The obvious consequence of the decline in exports in recent years is an ever-widening trade deficit which has depleted our foreign exchange reserves, and forced the government to devalue the currency by around 15 percent in a bid to boost exports. This has forced Pakistan to borrow heavily from foreign countries and agencies in recent years. The debt level has now reached a 15-year high at 72 percent of the GDP, and continued reliance on International Monetary Fund (IMF), which provides loans on interest, for financing the current account deficit seems inevitable. According to recent statistics, the currency devaluation has also added Rs1.190 trillion in public debt.
The Challenge Ahead
Reducing the current account deficit would be a major economic challenge for the new government, which cannot be achieved without substantially increasing exports over the next few years. A steady stream of high value exports is, in fact, the key to boosting our foreign currency reserves, and reducing our ever-growing foreign debt. Pakistan has untapped export potential worth $12.8 billion, according to the International Trade Centre, which the country would do well to exploit. The government would have to create an investor-friendly environment conducive to the production of exported commodities, and provide specific incentives to exporters.

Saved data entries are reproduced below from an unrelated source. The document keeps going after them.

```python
from . import ops
from .params import ParamStore


def find_denominator(number: int, start: int) -> int:
    if start >= number:
        return number
    while start != 0:
        if number % start == 0:
            return start
        start -= 1
    return 1


@dataclass
class ResBlock:
    prefix: str
    cin: int
# ... 186 lines not shown
        o = torch.empty((rows, C), dtype=x.dtype, device=x.device)
        ops.attention(qkv[:, :C], qkv[:, C:2 * C], qkv[:, 2 * C:], o, batch=B, heads=t.heads, lq=L, lk=L, dh=t.dh,
                      scale=scale)
        h = ops.linear(o, s.conv(tb + ".attn1.to_out.0"), res=h, images=B)
        if fold:
            q = ops.linear(h, s.conv_ln([tb + ".attn2.to_q"], tb + ".norm2"), ln_rows=ops.layer_norm_rowstats(h),
                           images=B)
        else:
            n2 = ops.layer_norm(h, s.get(tb + ".norm2.weight"), s.get(tb + ".norm2.bias"))
            q = ops.linear(n2, s.conv(tb + ".attn2.to_q"), images=B)
        kv = ops.linear(ctx_kv_in, s.conv_cat([tb + ".attn2.to_k", tb + ".attn2.to_v"]), images=ctx_batch)
        ops.attention(q, kv[:, :C], kv[:, C:], o, batch=B, heads=t.heads, lq=L, lk=ctx_len, dh=t.dh, scale=scale,
                      kv_bcast=(ctx_batch == 1 and B > 1))
        h = ops.linear(o, s.conv(tb + ".attn2.to_out.0"), res=h, images=B)
        if fold and ops.GEGLU_FUSED:
            gg = ops.linear(h, s.conv_ln([tb + ".ff.net.0.proj"], tb + ".norm3", geglu=True),
                            ln_rows=ops.layer_norm_rowstats(h), geglu=True, images=B)
        else:
            n3 = ops.layer_norm(h, s.get(tb + ".norm3.weight"), s.get(tb + ".norm3.bias"))
            if x.dtype == torch.bfloat16 and ops.GEGLU_FUSED and C % 64 == 0:
                gg = ops.linear(n3, s.conv_geglu(tb + ".ff.net.0.proj"), geglu=True, images=B)
            else:
                gg = ops.geglu(ops.linear(n3, s.conv(tb + ".ff.net.0.proj"), images=B))
        h = ops.linear(gg, s.conv(tb + ".ff.net.2"), res=h, images=B)
        if not x.is_contiguous():
            raise ValueError("transformer input must be contiguous NHWC")
        out = ops.linear(h, s.conv(t.prefix + ".proj_out"), res=x.view(rows, C), stats_hw=L if stats else None,
                         images=B)
        return ops.tokens_to_nhwc(out, B, H, W_)

    def run_layers(self, layers, x, emb_all, ctx_rows, ctx_batch, ctx_len, x2=None, stats_last: bool = True):
        s = self.store
        for li, layer in enumerate(layers):
            st = stats_last or li + 1 < len(layers)
            if isinstance(layer, Conv):
                x = ops.conv2d(x, s.conv(layer.prefix), x2=x2, stats=st)
# ... 129 lines not shown
```

Baseline: 161.4 images/s.

## Compute GEGLU in registers by interleaving value/gate weights at 16-column granularity

Adds a new GEGLU epilogue for the DMA conv/GEMM kernel that pairs value and gate accumulator fragments directly in registers. The fused FF projection weights are permuted into 16-wide value/gate groups to make this possible, and the epilogue writes bf16 results to LDS in a swizzled layout before coalesced stores. This is meant to replace the previous epilogue that staged fp32 tiles through LDS before applying GEGLU, cutting LDS traffic and barriers. It adds a new weight-packing layout, a host flag and option key, and excludes certain tiles where the layout does not fit.

```diff
diff --git a/include/rdeic_hip.h b/include/rdeic_hip.h
--- a/include/rdeic_hip.h
+++ b/include/rdeic_hip.h
@@ -38,7 +38,7 @@
   int64_t in_bs, w_bs, out_bs;
   float* gn_part;
   int32_t gn_hw;
-  int32_t reserved;
+  int32_t geglu_layout;
   const float* ln_rows;
   const float* ln_colsum;
 } rdeic_conv_desc;
@@ -173,7 +173,8 @@
 #define RDEIC_COUNT_SPLITK 5
 #define RDEIC_COUNT_EDGE 6
 #define RDEIC_COUNT_GN_PARTS_APPLY 7
-#define RDEIC_COUNT_KINDS 8
+#define RDEIC_COUNT_GEGLU_REGS 8
+#define RDEIC_COUNT_KINDS 9
 int64_t rdeic_launch_count(int32_t kind);
 int rdeic_layernorm_rowstats(const void* x, int32_t rows, int32_t c, int32_t ld, float eps, float* ms,
                              void* stream);
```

One step already taken in this regard is the Prime Minister’s Exports Package introduced in January this year, which includes such benefits as the removal of customs duty and sales tax on the import of cotton to benefit textile exporters, and which was extended for a further three years in June. However, widening our export base should be a top economic priority for the new government as the textiles and garments industry accounted for 62 percent of Pakistan’s exports in 2017. At the same time, focus should be on controlling the country’s skyrocketing imports by implementing a long-term policy of industry promotion, rather than protection, hence paving the way for a steady, export-led growth.